While the idea still prompts raised eyebrows in some clinical circles, interest is growing. The team is now preparing to expand trials into the US to assess how the model performs in a larger, demographically relevant population. Madar, once sceptical himself, now sees the model not as a replacement for traditional diagnostics, but as a supplement – particularly for people unwilling or unable to access more invasive screening.

“At first, I thought, why introduce this level of noise?” he admitted. “But once I saw the results – around 94% sensitivity and specificity even in the interim data – I understood that there was something strong here that could only be improved.”

In early studies, the dogs have demonstrated stronger detection rates at earlier stages of disease – a crucial factor in any screening tool. Madar believes that capability could help fill a persistent gap, particularly among people who are reluctant to engage with more invasive procedures. “Some of those run-of-the-mill tests are quite invasive,” he said. “Just think about colonoscopy. Mammograms and ultrasounds are not that comfortable. I think this could be a good supplement to the flow of cancer early detection.”

The potential ease and comfort of the approach may prove important: “You breathe, you post it, and you wait a few days. For a lot of people, that level of simplicity might be what makes early detection possible.”
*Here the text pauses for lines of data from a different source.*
struct TailLds {
    static constexpr int kRows = 0;
    static constexpr int kUnion = kRows + 5 * kTailSlots * 16;
    static constexpr int kUnionSeg = (kTailThreads / 8) * kSegWords<8> * 4, kUnionSeg4 = O3D_TAIL_G4 ? (kTailThreads / 4) * kSegWords<4> * 4 : 0;
    static constexpr int kUnionMax = kUnionSeg > kUnionSeg4 ? (kUnionSeg > kTailBandCap * 8 ? kUnionSeg : kTailBandCap * 8)
                                                            : (kUnionSeg4 > kTailBandCap * 8 ? kUnionSeg4 : kTailBandCap * 8);
    static constexpr int kUnionBytes = (kUnionMax + 255) & ~255;
    static constexpr int kD2 = kUnion + kUnionBytes;
    static constexpr int kFail = kD2 + kTailSlots * 4;
    static constexpr int kWcls = kFail + kTailSlots * 2;
    static constexpr int kHint = kWcls + kTailSlots;
    static constexpr int kSh = kHint + kTailSlots;
    static constexpr int kTot = kSh + 16 * kSums * 8;
    static constexpr int kState = kTot + kSums * 8;
    static constexpr int kStateBytes = (int)((sizeof(IterState) + 15) & ~size_t(15));
    static constexpr int kMisc = kState + kStateBytes;
    static constexpr int kWtot = kMisc + 64;
    static constexpr int kOff = kWtot + 64;
    static constexpr int kX = kOff + 272 * 4;
    static constexpr int kWork = kX + 96;
    static constexpr int kMirror = kWork + kUpdWorkBytes;
    static constexpr int kMirrorBytes = (int)((sizeof(HostMirror) + 15) & ~size_t(15));
    static constexpr int kHist = kMirror + kMirrorBytes;
    static constexpr int kTotal = kHist + kTailBins * 4;
    static constexpr int kBk = kUnion;
};
static_assert(TailLds::kBk + kTailBandCap * 8 - TailLds::kUnion <= TailLds::kUnionBytes, "phase-C scratch exceeds the union");
static_assert(kTailGroups * kSegWords<8> * 4 <= TailLds::kUnionBytes, "segment lists exceed the union");
static_assert(TailLds::kTotal * kTailWgsPerCu <= 160 * 1024, "LDS budget of one CU");
constexpr int kTailLdsBytes = TailLds::kTotal;

__device__ __forceinline__ double tail_ld_f64(const double* p) {
    const unsigned long long v = __hip_atomic_load(reinterpret_cast<unsigned long long*>(const_cast<double*>(p)), __ATOMIC_RELAXED,
                                                   __HIP_MEMORY_SCOPE_AGENT);
    return __longlong_as_double((long long)v);
}
__device__ __forceinline__ void tail_st_f64(double* p, double x) {
    __hip_atomic_store(reinterpret_cast<unsigned long long*>(p), (unsigned long long)__double_as_longlong(x), __ATOMIC_RELAXED,
                       __HIP_MEMORY_SCOPE_AGENT);
}
__device__ __forceinline__ unsigned long long tail_ld_u64(const void* p) {
    return __hip_atomic_load(reinterpret_cast<unsigned long long*>(const_cast<void*>(p)), __ATOMIC_RELAXED, __HIP_MEMORY_SCOPE_AGENT);
}
__device__ __forceinline__ void tail_st_u64(void* p, unsigned long long x) {
    __hip_atomic_store(reinterpret_cast<unsigned long long*>(p), x, __ATOMIC_RELAXED, __HIP_MEMORY_SCOPE_AGENT);
}
__device__ __forceinline__ unsigned tail_ld_u32(const unsigned* p) {
    return __hip_atomic_load(const_cast<unsigned*>(p), __ATOMIC_RELAXED, __HIP_MEMORY_SCOPE_AGENT);
}

__device__ __noinline__ __attribute__((flatten)) void tail_solve_update(IterState* sit, const double* tot, const uint32_t* misc, float* s_x, UpdWork* work,
                                               bool trim, unsigned n_band_raw, unsigned n_band_all) {
    const int lane = (int)(threadIdx.x & 63);
    const float r_limit_last = sit->limit_last, r_limit_sel = __uint_as_float(misc[2]);
    const int r_dbg_narrow = sit->debug_narrow_band & 1;
    const int r_fixed = sit->fixed_iters, r_iters = sit->iterations;
    const int r_xnc = sit->xicp_nc;
    const double r_tot28 = tot[28];
    float r_T[16];
#pragma unroll
    for (int i = 0; i < 16; ++i) r_T[i] = sit->T[i];
    const int r = lane >> 3, c = lane & 7;
    double a = 0.0;
// ... 250 lines not shown
            sit->chk.max_iter_reached = true;
            sit->done = 1;
        }
    }
}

“If you detect cancer early enough, you can improve the survival rate to up to 99% for multiple cancers,” Madar explained. “I think it's great that we have new treatments, but at the end of the day, if you can avoid it or use some minor treatment and get your life back, that would be the ultimate goal.”

At present, the system is being explored as a pre-screening tool – a first step that could trigger more targeted diagnostics. The company reports that a single laboratory, working with a trained team of dogs, can process up to one million samples per year. While this capacity remains to be independently validated at scale, it reflects the intention to move beyond proof-of-concept into something operationally viable.

If successful, the underlying model could also be adapted for other diseases. As long as a condition produces a detectable VOC signature, the framework – sample collection, trained detection, and machine analysis – could, in theory, be applied elsewhere. But turning that theory into practice will require evidence, not just ambition.

Madar remains pragmatic about the system’s limitations. While AI capabilities are advancing rapidly, the real constraint lies in the physical sensors used to detect VOCs without dogs. “The real constraint isn’t the AI,” he said. “It’s the sensitivity of the sensors. Until that gap closes, the dogs are still the best detectors we have.”

In a field where time is everything, early detection remains the most powerful tool available. And until human-made technologies catch up, the solution may still lie – quite literally – with man’s best friend.